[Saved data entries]
»»
@@ -563,10 +565,17 @@
     return (differs && (was || reads_value(c))) ? 1 : 0;
 }
 
+static inline void drop_catchup(LqrHipCarver *c)
+{
+    c->owed_to = 0; c->owed_w = 0; c->owed_h = 0;
+    c->frozen_epoch = 0;
+}
+
 static void free_working(LqrHipCarver *c)
 {
     c->wk = WorkingPlanes();
     c->log_cap = 0; c->log_h = 0;
+    drop_catchup(c);
 }
 
 extern "C" void lqrhip_carver_destroy(LqrHipCarver *c)
@@ -788,6 +797,24 @@
 extern "C" void lqrhip_batch_set_shared(LqrHipBatch *b, int shared) { b->shared = shared != 0; b->shared_n = shared > 1 ? shared : 1; }
 extern "C" void lqrhip_batch_set_safe(LqrHipBatch *b, int safe) { b->safe = safe != 0; if (safe) g_fault_stats[6]++; }
 
+static const size_t MAX_PARKED = 4;
+static std::vector<hipStream_t> g_parked_streams;
+static unsigned long long g_fixed_stats[3];
+static std::multimap<size_t, DevCarver *> g_parked_desc;
+extern "C" void lqrhip_debug_fixedcost(unsigned long long out4[4], int reset)
+{
+    out4[0] = g_parked_streams.size();
+    for (int i = 0; i < 3; i++) out4[i + 1] = g_fixed_stats[i];
+    if (reset) memset(g_fixed_stats, 0, sizeof g_fixed_stats);
+}
+static void unpark_all(void)
+{
+    for (hipStream_t s : g_parked_streams) (void) hipStreamDestroy(s);
+    g_parked_streams.clear();
+    for (auto &kv : g_parked_desc) (void) hipFree(kv.second);
+    g_parked_desc.clear();
+}
+
 extern "C" LqrHipBatch *lqrhip_batch_create(LqrHipCarver **carvers, int n)
 {
     if (lqrhip_init() < 0 || n <= 0) return nullptr;
@@ -796,9 +823,17 @@
         b->cs.push_back(carvers[i]);
         carvers[i]->batch = b;
     }
-    if (hipStreamCreateWithFlags(&b->stream, hipStreamNonBlocking) != hipSuccess ||
-        hipMalloc((void **) &b->d_desc, sizeof(DevCarver) * n) != hipSuccess) {
+    hipError_t e = hipSuccess;
+    if (!g_parked_streams.empty()) { b->stream = g_parked_streams.back(); g_parked_streams.pop_back(); g_fixed_stats[0]++; }
+    else e = hipStreamCreateWithFlags(&b->stream, hipStreamNonBlocking);
+    if (e == hipSuccess) {
+        auto it = g_parked_desc.lower_bound((size_t) n);
+        if (it != g_parked_desc.end()) { b->d_desc = it->second; b->desc_cap = it->first; g_parked_desc.erase(it); }
+        else if ((e = hipMalloc((void **) &b->d_desc, sizeof(DevCarver) * n)) == hipSuccess) b->desc_cap = (size_t) n;
+    }
+    if (e != hipSuccess) {
         g_err = "batch_create failed";
+        (void) hipGetLastError();
         if (b->stream) (void) hipStreamDestroy(b->stream);
         for (auto *c : b->cs) if (c->batch == b) c->batch = nullptr;
         delete b;
@@ -827,9 +862,16 @@
 {
     if (!b) return;
     g_live_batches.erase(std::remove(g_live_batches.begin(), g_live_batches.end(), b), g_live_batches.end());
-    if (b->stream) { (void) hipStreamSynchronize(b->stream); (void) hipStreamDestroy(b->stream); }
+    if (b->stream) (void) hipStreamSynchronize(b->stream);
     for (auto *c : b->cs) if (c->batch == b) c->batch = nullptr;
-    if (b->d_desc) (void) hipFree(b->d_desc);
+    if (b->stream) {
+        if (g_parked_streams.size() < MAX_PARKED) g_parked_streams.push_back(b->stream);
+        else (void) hipStreamDestroy(b->stream);
+    }
+    if (b->d_desc) {
+        if (g_parked_desc.size() < MAX_PARKED) g_parked_desc.emplace(b->desc_cap, b->d_desc);
+        else (void) hipFree(b->d_desc);
+    }
     delete b;
 }
 
@@ -935,6 +977,7 @@
     return 0;
 }
 
+static int pay_catchup(LqrHipBatch *b);
 extern "C" int lqrhip_wk_init(LqrHipBatch *b, int from_visible)
 {
     LqrHipCarver *c0 = b->cs[0];
@@ -946,7 +989,7 @@
         if ((rc = ensure_working(c, w, h))) return rc;
     }
     if ((rc = batch_upload(b))) return rc;
-    for (auto *c : b->cs) c->frozen_epoch = 0;
+    for (auto *c : b->cs) drop_catchup(c);
     const dim3 grid((c0->stride + 255) / 256, h, (unsigned) b->cs.size()), grid_v(h, (unsigned) b->cs.size());
 #define LAUNCH_WK(FORM, arg) do { if (from_visible) hipLaunchKernelGGL(k_wk_init_visible<FORM>, grid_v, dim3(256), 0, b->stream, b->d_desc, w, h, c0->stride, arg); \
                                   else hipLaunchKernelGGL(k_wk_init<FORM>, grid, dim3(256), 0, b->stream, b->d_desc, w, h, c0->stride, arg); } while (0)
@@ -963,6 +1006,7 @@
 extern "C" int lqrhip_emap_build(LqrHipBatch *b, const LqrHipDpParams *p, int w, int h)
 {
     int rc;
+    if ((rc = pay_catchup(b))) return rc;
     if ((rc = batch_upload(b))) return rc;
     LqrHipCarver *c0 = b->cs[0];
     dim3 grid((w + 255) / 256, h, (unsigned) b->cs.size());
@@ -1180,6 +1224,36 @@
     return 0;
 }
 
+static int pay_catchup(LqrHipBatch *b)
+{
+    LqrHipCarver *c0 = b->cs[0];
+    bool any = false, alike = true;
+    for (auto *c : b->cs) {
+        any |= c->owed_to > 0;
+        alike &= c->owed_to == c0->owed_to && c->owed_w == c0->owed_w && c->owed_h == c0->owed_h && c->frozen_epoch == c0->frozen_epoch && c->stride == c0->stride;
+    }
+    if (!any) return 0;
+    int rc;
+    if ((rc = batch_upload(b))) return rc;
+    if (alike) {
+        if ((rc = frozen_catchup(b, c0->owed_to, c0->owed_w, c0->owed_h))) return rc;
+    } else {
+        for (size_t i = 0; i < b->cs.size(); i++) {
+            LqrHipCarver *c = b->cs[i];
+            if (c->owed_to <= c->frozen_epoch) continue;
+            const int from = c->frozen_epoch, w_from = c->owed_w + (c->owed_to - from);
+            const size_t lds = (size_t) (c->owed_to - from) * sizeof(int) + (size_t) w_from + 16;
+            with_form(c, [&](auto value) {
+                hipLaunchKernelGGL(k_frozen_catchup<value>, dim3(c->owed_h, 1), dim3(256), lds, b->stream, b->d_desc + i, from, c->owed_to, w_from, c->owed_h, c->stride);
+            });
+            HIPCK(hipGetLastError());
+            drop_catchup(c);
+        }
+    }
+    for (auto *c : b->cs) drop_catchup(c);
+    return 0;
+}
+
 static int launch_band_levels(LqrHipBatch *b, const DpK &k, int w, int h, int lr, int P, bool rigm)
 {
     LqrHipCarver *c0 = b->cs[0];
@@ -1238,7 +1312,7 @@
     int rc;
     LqrHipCarver *c0 = b->cs[0];
     for (auto *c : b->cs)
-        if (log_index >= c->log_cap) return LQRHIP_EARG;
+        if (log_index >= c->log_cap || c->owed_to) return LQRHIP_EARG;
     if ((rc = batch_upload(b))) return rc;
     const unsigned n = (unsigned) b->cs.size();
     DpK k = make_dpk(p, c0->ch);
@@ -1347,6 +1421,7 @@
 extern "C" int lqrhip_seam_log_reserve(LqrHipBatch *b, int n_seams, int h)
 {
     int rc;
+    if ((rc = pay_catchup(b))) return rc;
     for (auto *c : b->cs) if ((rc = ensure_log(c, n_seams, h))) return rc;
     return 0;
 }
@@ -1365,8 +1440,10 @@
                        first_level, finish);
     HIPCK(hipGetLastError());
     inject_after_commit(b, w0, h0, first_level);
-    if ((rc = frozen_catchup(b, n_seams, wc0 - n_seams, h0))) return rc;
-    for (auto *c : b->cs) c->frozen_epoch = 0;
+    for (auto *c : b->cs) {
+        if (c->frozen_epoch < n_seams) { c->owed_to = n_seams; c->owed_w = wc0 - n_seams; c->owed_h = h0; }
+        else drop_catchup(c);
+    }
     return 0;
 }
 
@@ -1396,7 +1473,7 @@
     hipLaunchKernelGGL(k_vs_rollback, dim3((unsigned) std::min<size_t>((n + 255) / 256, 4096), (unsigned) b->cs.size()), dim3(256), 0, b->stream, b->d_desc, n, first_level, finish ? w0 : 0);
     HIPCK(hipGetLastError());
     HIPCK(hipStreamSynchronize(b->stream));
-    for (auto *c : b->cs) c->frozen_epoch = 0;
+    for (auto *c : b->cs) drop_catchup(c);
     g_fault_stats[4]++;
     return 0;
 }
@@ -1464,6 +1541,8 @@
     PlaneJobs &pj = pi->pj;
     commit(pj);
     for (auto &j : pj.jobs) { j.c->w0 = pi->w1; j.c->h0 = pi->h1; }
+    if (pi->kind != 0)
+        for (auto *c : b->cs) drop_catchup(c);
     if (pi->kind != 2) {
         size_t i = 0;
         for (auto *c : b->cs) c->vs = std::move(pj.new_vs[i++]);
@@ -1579,6 +1658,7 @@
     for (auto &kv : g_pool_free) { (void) hipFree(kv.second); g_pool_size.erase(kv.second); }
     g_pool_free.clear();
     g_pool_cached = 0;
+    unpark_all();
 }
 
 extern "C" int lqrhip_device_sync(void)
@@ -1632,17 +1712,24 @@
 }
 
 __global__ __launch_bounds__(256) void k_copy16(const u32x4 *__restrict__ src, u32x4 *__restrict__ dst, size_t n16);
-extern "C" int lqrhip_carver_reset(LqrHipCarver *c, const void *device_rgb, int w, int h)
-{
-    if (!c || c->root || !c->aux.empty() || w < 1 || h < 1) return LQRHIP_EARG;
+static int reset_planes(LqrHipCarver *c, int w, int h)
+{
     int rc = batch_sync_of(c);
     if (rc) return rc;
     const size_t n = (size_t) w * h;
     c->rgb0.reset(); c->vs.reset(); c->bias0.reset(); c->rig0.reset();
     if (c->wk.bias || c->wk.rig) { free_working(c); c->stride = 0; c->wk_h = 0; }
     c->w0 = w; c->h0 = h;
-    c->frozen_epoch = 0;
+    drop_catchup(c);
     if ((rc = c->rgb0.alloc(n * px_bytes(c), "&c->rgb0")) || (rc = c->vs.alloc(n, "&c->vs"))) return rc;
+    return 0;
+}
+extern "C" int lqrhip_carver_reset(LqrHipCarver *c, const void *device_rgb, int w, int h)
+{
+    if (!c || c->root || !c->aux.empty() || w < 1 || h < 1) return LQRHIP_EARG;
+    int rc = reset_planes(c, w, h);
+    if (rc) return rc;
+    const size_t n = (size_t) w * h;
     {
         const size_t bytes = n * px_bytes(c), n16 = bytes / 16;
         if (n16 && !(((uintptr_t) device_rgb | (uintptr_t) c->rgb0.get()) & 15)) {
@@ -1659,6 +1746,56 @@
     return 0;
 }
««
For this exercise, copy every line of the data that holds "carvers".

TASK RESPONSE:
 extern "C" LqrHipBatch *lqrhip_batch_create(LqrHipCarver **carvers, int n)
         b->cs.push_back(carvers[i]);
         carvers[i]->batch = b;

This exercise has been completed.